__device__ inline int blob_compact_frame(int f, int lane, const int32_t* slot_kind, const rmcv_rrect* slot_ell, int n, int max_contours,
                                  int enemy, rmcv_lightblob* blobs, int32_t* blob_src, rmcv_rrect* ellipses, int32_t* neg_idx,
                                  int32_t* n_blobs, int32_t* n_neg, int32_t* status, int max_blobs)
{
    rmcv_lightblob* ob = blobs + (int64_t)f * max_blobs;
    int32_t* osrc = blob_src + (int64_t)f * max_blobs;
    rmcv_rrect* oell = ellipses + (int64_t)f * max_blobs;
    int32_t* oneg = neg_idx + (int64_t)f * max_contours;
    int np = 0, nn = 0;
    for (int base = 0; base < n; base += 64) {
        const int c = base + lane;
        const int word = c < n ? slot_kind[(int64_t)f * max_contours + c] : 0;
        const int kind = word & 15, camp_code = word >> 4;
        const uint64_t mp = __ballot(kind == 1), mn_ = __ballot(kind == 2);
        if (kind == 1) {
            const int o = np + lanes_below(mp, lane);
            if (o < max_blobs) {
                const rmcv_rrect ell = slot_ell[(int64_t)f * max_contours + c];
                make_lightblob(&ell, camp_code ? camp_code - 2 : enemy, &ob[o]);
                osrc[o] = c;
                oell[o] = ell;
            }
        } else if (kind == 2) {
            oneg[nn + lanes_below(mn_, lane)] = c;
        }
        np += __popcll(mp);
        nn += __popcll(mn_);
    }
    if (np > max_blobs) {
        if (lane == 0) atomicOr(&status[f], RMCV_FRAME_OVF_BLOBS);
        np = max_blobs;
    }
    if (lane == 0) {
        n_blobs[f] = np;
        n_neg[f] = nn;
    }
    return np;
}

__device__ __forceinline__ bool pair_ok(const rmcv_lightblob& a, const rmcv_lightblob& b, float angle_diff_max,
                                        float shear_max, float length_ratio_max, int ov)
{
    const float angle_difference = abs_ov(a.angle - b.angle, ov);
    if (angle_difference > angle_diff_max) return false;
    const float y = abs_ov(a.center[1] - b.center[1], ov);
    const float x = abs_ov(a.center[0] - b.center[0], ov);
    const float rect_angle = atan2_deg_ov(y, x, ov);
    const float shear_i = abs_ov(a.angle > 90 ? abs_ov(a.angle - rect_angle, ov) - 90 : abs_ov(180 - a.angle - rect_angle, ov) - 90, ov);
    const float shear_j = abs_ov(b.angle > 90 ? abs_ov(b.angle - rect_angle, ov) - 90 : abs_ov(180 - b.angle - rect_angle, ov) - 90, ov);
    if (shear_i > shear_max || shear_j > shear_max) return false;
    const float hi = a.size[1], hj = b.size[1];
    const float mn = hi < hj ? hi : hj, mx = hi < hj ? hj : hi;
    if (mn / mx < length_ratio_max) return false;
    if (abs_ov(a.center[1] - b.center[1], ov) > (a.size[1] + b.size[1]) / 2) return false;
    if (abs_ov(a.center[0] - b.center[0], ov) > (a.size[1] + b.size[1]) * 2) return false;
    return true;
}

» **ACTIVITY**
The full listing above should be returned exactly as supplied.

» **YOUR SOLUTION**
__device__ inline int blob_compact_frame(int f, int lane, const int32_t* slot_kind, const rmcv_rrect* slot_ell, int n, int max_contours,
                                  int enemy, rmcv_lightblob* blobs, int32_t* blob_src, rmcv_rrect* ellipses, int32_t* neg_idx,
                                  int32_t* n_blobs, int32_t* n_neg, int32_t* status, int max_blobs)
{
    rmcv_lightblob* ob = blobs + (int64_t)f * max_blobs;
    int32_t* osrc = blob_src + (int64_t)f * max_blobs;
    rmcv_rrect* oell = ellipses + (int64_t)f * max_blobs;
    int32_t* oneg = neg_idx + (int64_t)f * max_contours;
    int np = 0, nn = 0;
    for (int base = 0; base < n; base += 64) {
        const int c = base + lane;
        const int word = c < n ? slot_kind[(int64_t)f * max_contours + c] : 0;
        const int kind = word & 15, camp_code = word >> 4;
        const uint64_t mp = __ballot(kind == 1), mn_ = __ballot(kind == 2);
        if (kind == 1) {
            const int o = np + lanes_below(mp, lane);
            if (o < max_blobs) {
                const rmcv_rrect ell = slot_ell[(int64_t)f * max_contours + c];
                make_lightblob(&ell, camp_code ? camp_code - 2 : enemy, &ob[o]);
                osrc[o] = c;
                oell[o] = ell;
            }
        } else if (kind == 2) {
            oneg[nn + lanes_below(mn_, lane)] = c;
        }
        np += __popcll(mp);
        nn += __popcll(mn_);
    }
    if (np > max_blobs) {
        if (lane == 0) atomicOr(&status[f], RMCV_FRAME_OVF_BLOBS);
        np = max_blobs;
    }
    if (lane == 0) {
        n_blobs[f] = np;
        n_neg[f] = nn;
    }
    return np;
}

__device__ __forceinline__ bool pair_ok(const rmcv_lightblob& a, const rmcv_lightblob& b, float angle_diff_max,
                                        float shear_max, float length_ratio_max, int ov)
{
    const float angle_difference = abs_ov(a.angle - b.angle, ov);
    if (angle_difference > angle_diff_max) return false;
    const float y = abs_ov(a.center[1] - b.center[1], ov);
    const float x = abs_ov(a.center[0] - b.center[0], ov);
    const float rect_angle = atan2_deg_ov(y, x, ov);
    const float shear_i = abs_ov(a.angle > 90 ? abs_ov(a.angle - rect_angle, ov) - 90 : abs_ov(180 - a.angle - rect_angle, ov) - 90, ov);
    const float shear_j = abs_ov(b.angle > 90 ? abs_ov(b.angle - rect_angle, ov) - 90 : abs_ov(180 - b.angle - rect_angle, ov) - 90, ov);
    if (shear_i > shear_max || shear_j > shear_max) return false;
    const float hi = a.size[1], hj = b.size[1];
    const float mn = hi < hj ? hi : hj, mx = hi < hj ? hj : hi;
    if (mn / mx < length_ratio_max) return false;
    if (abs_ov(a.center[1] - b.center[1], ov) > (a.size[1] + b.size[1]) / 2) return false;
    if (abs_ov(a.center[0] - b.center[0], ov) > (a.size[1] + b.size[1]) * 2) return false;
    return true;
}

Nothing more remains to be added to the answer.